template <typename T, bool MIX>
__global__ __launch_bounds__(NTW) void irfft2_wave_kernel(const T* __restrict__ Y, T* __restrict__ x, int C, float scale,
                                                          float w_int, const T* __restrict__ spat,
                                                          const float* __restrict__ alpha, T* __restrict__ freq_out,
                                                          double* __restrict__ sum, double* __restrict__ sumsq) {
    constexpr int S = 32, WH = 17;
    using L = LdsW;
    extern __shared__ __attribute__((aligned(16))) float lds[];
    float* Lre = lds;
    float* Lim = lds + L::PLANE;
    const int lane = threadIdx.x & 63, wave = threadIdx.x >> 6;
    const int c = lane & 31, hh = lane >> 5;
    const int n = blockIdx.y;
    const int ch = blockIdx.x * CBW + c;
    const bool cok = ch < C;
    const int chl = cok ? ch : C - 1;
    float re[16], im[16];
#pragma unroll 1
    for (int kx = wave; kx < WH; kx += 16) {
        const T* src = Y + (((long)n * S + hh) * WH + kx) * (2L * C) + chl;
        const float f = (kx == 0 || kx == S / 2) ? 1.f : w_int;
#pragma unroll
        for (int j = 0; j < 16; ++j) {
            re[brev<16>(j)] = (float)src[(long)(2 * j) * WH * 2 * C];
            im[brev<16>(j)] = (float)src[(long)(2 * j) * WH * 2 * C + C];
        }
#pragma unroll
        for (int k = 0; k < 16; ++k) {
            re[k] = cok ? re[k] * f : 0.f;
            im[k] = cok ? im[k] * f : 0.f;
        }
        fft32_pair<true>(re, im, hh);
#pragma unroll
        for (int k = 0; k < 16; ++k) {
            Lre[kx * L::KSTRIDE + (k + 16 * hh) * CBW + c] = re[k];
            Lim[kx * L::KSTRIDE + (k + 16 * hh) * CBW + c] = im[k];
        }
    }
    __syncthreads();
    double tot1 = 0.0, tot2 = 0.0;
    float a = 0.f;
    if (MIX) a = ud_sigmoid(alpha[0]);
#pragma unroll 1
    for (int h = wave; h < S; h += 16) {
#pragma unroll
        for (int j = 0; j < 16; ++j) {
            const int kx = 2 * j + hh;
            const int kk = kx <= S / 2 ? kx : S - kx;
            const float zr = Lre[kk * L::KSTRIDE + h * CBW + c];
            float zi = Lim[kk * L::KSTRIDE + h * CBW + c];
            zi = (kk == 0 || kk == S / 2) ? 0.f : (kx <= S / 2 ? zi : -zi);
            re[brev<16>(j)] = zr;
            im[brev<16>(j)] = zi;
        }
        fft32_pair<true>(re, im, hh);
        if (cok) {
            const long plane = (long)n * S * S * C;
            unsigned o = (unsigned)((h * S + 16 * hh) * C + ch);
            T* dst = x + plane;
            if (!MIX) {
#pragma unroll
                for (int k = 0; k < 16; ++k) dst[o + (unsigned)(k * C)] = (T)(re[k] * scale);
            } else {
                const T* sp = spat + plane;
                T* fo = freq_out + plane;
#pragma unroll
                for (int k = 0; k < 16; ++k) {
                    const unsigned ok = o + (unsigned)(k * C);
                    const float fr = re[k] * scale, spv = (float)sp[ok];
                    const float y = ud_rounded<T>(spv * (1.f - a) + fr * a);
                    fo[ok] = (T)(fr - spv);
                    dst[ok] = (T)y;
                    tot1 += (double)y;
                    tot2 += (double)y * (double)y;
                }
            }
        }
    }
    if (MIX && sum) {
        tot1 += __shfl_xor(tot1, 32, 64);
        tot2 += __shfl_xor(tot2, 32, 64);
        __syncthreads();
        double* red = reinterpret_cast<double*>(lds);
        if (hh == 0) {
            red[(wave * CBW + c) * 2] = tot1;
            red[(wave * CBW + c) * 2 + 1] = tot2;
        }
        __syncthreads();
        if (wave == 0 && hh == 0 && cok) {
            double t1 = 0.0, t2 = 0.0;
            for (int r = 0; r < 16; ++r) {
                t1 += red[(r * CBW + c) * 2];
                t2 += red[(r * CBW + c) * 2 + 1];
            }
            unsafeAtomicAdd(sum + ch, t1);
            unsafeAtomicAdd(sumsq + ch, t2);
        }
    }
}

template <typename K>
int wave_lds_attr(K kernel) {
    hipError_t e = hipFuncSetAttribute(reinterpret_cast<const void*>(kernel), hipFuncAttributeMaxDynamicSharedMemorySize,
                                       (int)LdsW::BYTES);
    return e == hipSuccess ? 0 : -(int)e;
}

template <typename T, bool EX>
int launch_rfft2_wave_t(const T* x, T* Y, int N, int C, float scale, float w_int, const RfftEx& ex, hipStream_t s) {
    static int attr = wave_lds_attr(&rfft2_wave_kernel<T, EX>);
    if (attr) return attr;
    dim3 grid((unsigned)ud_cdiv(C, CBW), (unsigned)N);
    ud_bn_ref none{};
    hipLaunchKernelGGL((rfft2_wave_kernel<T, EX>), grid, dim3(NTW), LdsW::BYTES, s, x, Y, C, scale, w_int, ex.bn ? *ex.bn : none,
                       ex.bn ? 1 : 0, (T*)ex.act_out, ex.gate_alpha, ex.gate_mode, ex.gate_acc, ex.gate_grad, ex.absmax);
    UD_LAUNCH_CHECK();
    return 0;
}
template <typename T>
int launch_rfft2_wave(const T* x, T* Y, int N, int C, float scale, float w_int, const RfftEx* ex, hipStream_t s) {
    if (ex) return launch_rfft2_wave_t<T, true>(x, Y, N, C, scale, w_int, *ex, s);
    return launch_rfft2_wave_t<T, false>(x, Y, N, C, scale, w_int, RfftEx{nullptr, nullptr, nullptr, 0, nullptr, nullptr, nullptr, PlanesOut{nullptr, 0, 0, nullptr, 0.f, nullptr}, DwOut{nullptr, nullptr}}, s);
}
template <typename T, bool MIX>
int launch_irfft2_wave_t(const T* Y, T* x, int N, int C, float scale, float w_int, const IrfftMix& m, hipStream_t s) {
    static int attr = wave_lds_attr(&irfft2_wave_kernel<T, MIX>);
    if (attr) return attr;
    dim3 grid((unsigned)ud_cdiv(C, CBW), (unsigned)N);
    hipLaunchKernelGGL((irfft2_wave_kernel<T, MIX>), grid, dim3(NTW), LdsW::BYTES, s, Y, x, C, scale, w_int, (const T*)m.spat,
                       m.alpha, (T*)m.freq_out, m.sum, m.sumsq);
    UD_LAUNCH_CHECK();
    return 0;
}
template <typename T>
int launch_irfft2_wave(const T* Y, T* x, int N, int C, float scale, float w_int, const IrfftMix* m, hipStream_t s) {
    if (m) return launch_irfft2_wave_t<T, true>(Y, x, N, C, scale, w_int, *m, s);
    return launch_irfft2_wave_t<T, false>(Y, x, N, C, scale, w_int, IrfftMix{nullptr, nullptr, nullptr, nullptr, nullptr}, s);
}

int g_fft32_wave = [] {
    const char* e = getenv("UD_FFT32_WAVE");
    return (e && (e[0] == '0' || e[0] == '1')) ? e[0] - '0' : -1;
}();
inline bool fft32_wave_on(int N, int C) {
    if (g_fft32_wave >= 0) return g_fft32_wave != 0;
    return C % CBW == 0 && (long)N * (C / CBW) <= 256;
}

:: TASK DETAILS ::
Using the records above, set down exactly the lines from the one with "t1 += red[(r * CBW + c) * 2];" through the one with "scale, w_int, ex.bn", inclusive, and nothing more.

:: REPLY ::
                t1 += red[(r * CBW + c) * 2];
                t2 += red[(r * CBW + c) * 2 + 1];
            }
            unsafeAtomicAdd(sum + ch, t1);
            unsafeAtomicAdd(sumsq + ch, t2);
        }
    }
}

template <typename K>
int wave_lds_attr(K kernel) {
    hipError_t e = hipFuncSetAttribute(reinterpret_cast<const void*>(kernel), hipFuncAttributeMaxDynamicSharedMemorySize,
                                       (int)LdsW::BYTES);
    return e == hipSuccess ? 0 : -(int)e;
}

template <typename T, bool EX>
int launch_rfft2_wave_t(const T* x, T* Y, int N, int C, float scale, float w_int, const RfftEx& ex, hipStream_t s) {
    static int attr = wave_lds_attr(&rfft2_wave_kernel<T, EX>);
    if (attr) return attr;
    dim3 grid((unsigned)ud_cdiv(C, CBW), (unsigned)N);
    ud_bn_ref none{};
    hipLaunchKernelGGL((rfft2_wave_kernel<T, EX>), grid, dim3(NTW), LdsW::BYTES, s, x, Y, C, scale, w_int, ex.bn ? *ex.bn : none,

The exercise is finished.